PROBLEM DETAILS: What lines in the data below mention the string "phase"? Copy them out.

[Items from a dataset]
template <int C, int COUT>
struct Dec012W {
    half8 wf[4 * (C / 16)];
    float es[16], eb[16];
};
template <int C, int COUT>
__device__ __forceinline__ void dec012_load(Dec012W<C, COUT> &w, const half8 *wfrag, const float *epi, int wave, int lane) {
    constexpr int MT = 4 * COUT / 32, KSTEPS = 4 * (C / 16);
    const int mtile = wave % MT, kh = lane >> 5;
    asm volatile("" : "+s"(wfrag), "+s"(epi));
#pragma unroll
    for (int ks = 0; ks < KSTEPS; ks++) w.wf[ks] = wfrag[(mtile * KSTEPS + ks) * 64 + lane];
#pragma unroll
    for (int gq = 0; gq < 4; gq++) {
        const int c0 = (mtile * 32 + 8 * gq + 4 * kh) % COUT;
        const float4 sc = *reinterpret_cast<const float4 *>(epi + c0), sh = *reinterpret_cast<const float4 *>(epi + COUT + c0);
        w.es[4 * gq] = sc.x; w.es[4 * gq + 1] = sc.y; w.es[4 * gq + 2] = sc.z; w.es[4 * gq + 3] = sc.w;
        w.eb[4 * gq] = sh.x; w.eb[4 * gq + 1] = sh.y; w.eb[4 * gq + 2] = sh.z; w.eb[4 * gq + 3] = sh.w;
    }
}
template <int C1, int C2, int COUT, int CN>
__device__ __forceinline__ void dec012_block(const uint8_t *lds0, const uint8_t *tile, uint8_t *next_tile, __half *gout, uint8_t *scr_base,
                                             const Dec012W<C1 + C2, COUT> &w, const DecLvl &g, const DecLvl &gn,
                                             int wave, int lane) {
    constexpr int C = C1 + C2, MT = 4 * COUT / 32, PG = 8 / MT;
    constexpr int KC = C / 16, KSTEPS = 4 * KC, CPP = C / 8, PS = C * 2;
    constexpr int AD = C == 128 ? 4 : 8;
    const int mtile = wave % MT, pgroup = wave / MT;
    const int TC = g.Wi + 2, GW = g.Wi + 1, GH = g.Hi + 1;
    const int kh = lane >> 5;
    const half8 (&wf)[KSTEPS] = w.wf;
    const float (&es)[16] = w.es, (&eb)[16] = w.eb;
    const int npos = GH * GW;
    const int ntiles = (npos + 31) / 32;
    for (int tile_i = pgroup; tile_i < ntiles; tile_i += PG) {
        const int q = tile_i * 32 + (lane & 31);
        const int qc = min(q, npos - 1);
        const int u = fdiv(qc, g.mGW), v = qc - u * GW;
        const uint32_t toff = (uint32_t)(uintptr_t)(lds_void *)tile;
        uint32_t pk[4];
#pragma unroll
// ... 3 lines not shown
        }
        auto frag = [&](int ks) -> half8 {
            const int tp = ks / KC, kc = ks % KC;
            typedef const __attribute__((address_space(3))) half8 *lds_half8_ptr;
            return *(lds_half8_ptr)(uintptr_t)(pk[tp] ^ (uint32_t)(kc << 5));
        };
        half8 ring[AD];
#pragma unroll
        for (int ks = 0; ks < AD; ks++) ring[ks] = frag(ks);
        f32x16 acc;
#pragma unroll
        for (int r = 0; r < 16; r++) acc[r] = 0.f;
#pragma unroll
        for (int ks = 0; ks < KSTEPS; ks++) {
            acc = __builtin_amdgcn_mfma_f32_32x32x16_f16(wf[ks], ring[ks % AD], acc, 0, 0, 0);
            if (ks + AD < KSTEPS) ring[ks % AD] = frag(ks + AD);
        }
        __builtin_amdgcn_sched_group_barrier(0x100, AD, 0);
#pragma unroll
        for (int ks = 0; ks < KSTEPS; ks++) {
            __builtin_amdgcn_sched_group_barrier(0x008, 1, 0);
            if (ks + AD < KSTEPS) __builtin_amdgcn_sched_group_barrier(0x100, 1, 0);
        }
        if constexpr (CN > 0) {
            constexpr int CPPN = CN / 8, PSN = CN * 2;
            const int TCN = gn.Wi + 2;
            static_assert(COUT >= 32 && COUT % 32 == 0, "one output pixel per lane and tile");
            const int nb = mtile * 32 + 4 * kh;
            const int phase = nb / COUT, cob = nb % COUT;
            const int Y = 2 * u + (phase >> 1) - g.cy, X = 2 * v + (phase & 1) - g.cx;
            if (q < npos && Y >= 0 && Y < g.Hd && X >= 0 && X < g.Wd) {
                const int yy = Y + 1, xx = X + 1;
                uint8_t *const pix = next_tile + (yy * TCN + xx) * PSN + (cob & 7) * 2;
                const int sw = swz_eval<CPPN>(gn.swz, xx, yy);
#pragma unroll
                for (int gq = 0; gq < 4; gq++) {
                    half4 o;
#pragma unroll
                    for (int j = 0; j < 4; j++)
                        o[j] = (_Float16)fmaxf(acc[4 * gq + j] * es[4 * gq + j] + eb[4 * gq + j], 0.f);
                    *reinterpret_cast<half4 *>(pix + ((((cob >> 3) + gq) ^ sw) * 16)) = o;
                }
            }
        } else {
            uint8_t *const scr = scr_base + wave * 2048;
            const int pos = lane & 31;
#pragma unroll
            for (int gq = 0; gq < 4; gq++) {
                half4 o;
#pragma unroll
                for (int j = 0; j < 4; j++) o[j] = (_Float16)fmaxf(acc[4 * gq + j] * es[4 * gq + j] + eb[4 * gq + j], 0.f);
                *reinterpret_cast<half4 *>(scr + pos * 64 + ((gq ^ ((pos >> 2) & 3)) * 16) + kh * 8) = o;
            }
            __builtin_amdgcn_fence(__ATOMIC_RELEASE, "wavefront");
            __builtin_amdgcn_wave_barrier();
            __builtin_amdgcn_fence(__ATOMIC_ACQUIRE, "wavefront");
#pragma unroll
            for (int j = 0; j < 2; j++) {
                const int c = j * 64 + lane;
                const int rp = c >> 2;
                const int gq = (c & 3) ^ ((rp >> 2) & 3);
                const int rq = tile_i * 32 + rp;
                if (rq < npos) {
                    const int ru = fdiv(rq, g.mGW), rv = rq - ru * GW;
                    const int n0 = mtile * 32 + 8 * gq;
                    const int phase = n0 / COUT, co0 = n0 % COUT;
                    const int Y = 2 * ru + (phase >> 1) - g.cy, X = 2 * rv + (phase & 1) - g.cx;
                    if (Y >= 0 && Y < g.Hd && X >= 0 && X < g.Wd)
                        *reinterpret_cast<uint4 *>(gout + ((size_t)Y * g.Wd + X) * COUT + co0) =
                            *reinterpret_cast<const uint4 *>(scr + c * 16);
                }
            }
            __builtin_amdgcn_fence(__ATOMIC_RELEASE, "wavefront");
            __builtin_amdgcn_wave_barrier();
        }
    }
}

EXERCISE RESULT:
            const int phase = nb / COUT, cob = nb % COUT;
            const int Y = 2 * u + (phase >> 1) - g.cy, X = 2 * v + (phase & 1) - g.cx;
                    const int phase = n0 / COUT, co0 = n0 % COUT;
                    const int Y = 2 * ru + (phase >> 1) - g.cy, X = 2 * rv + (phase & 1) - g.cx;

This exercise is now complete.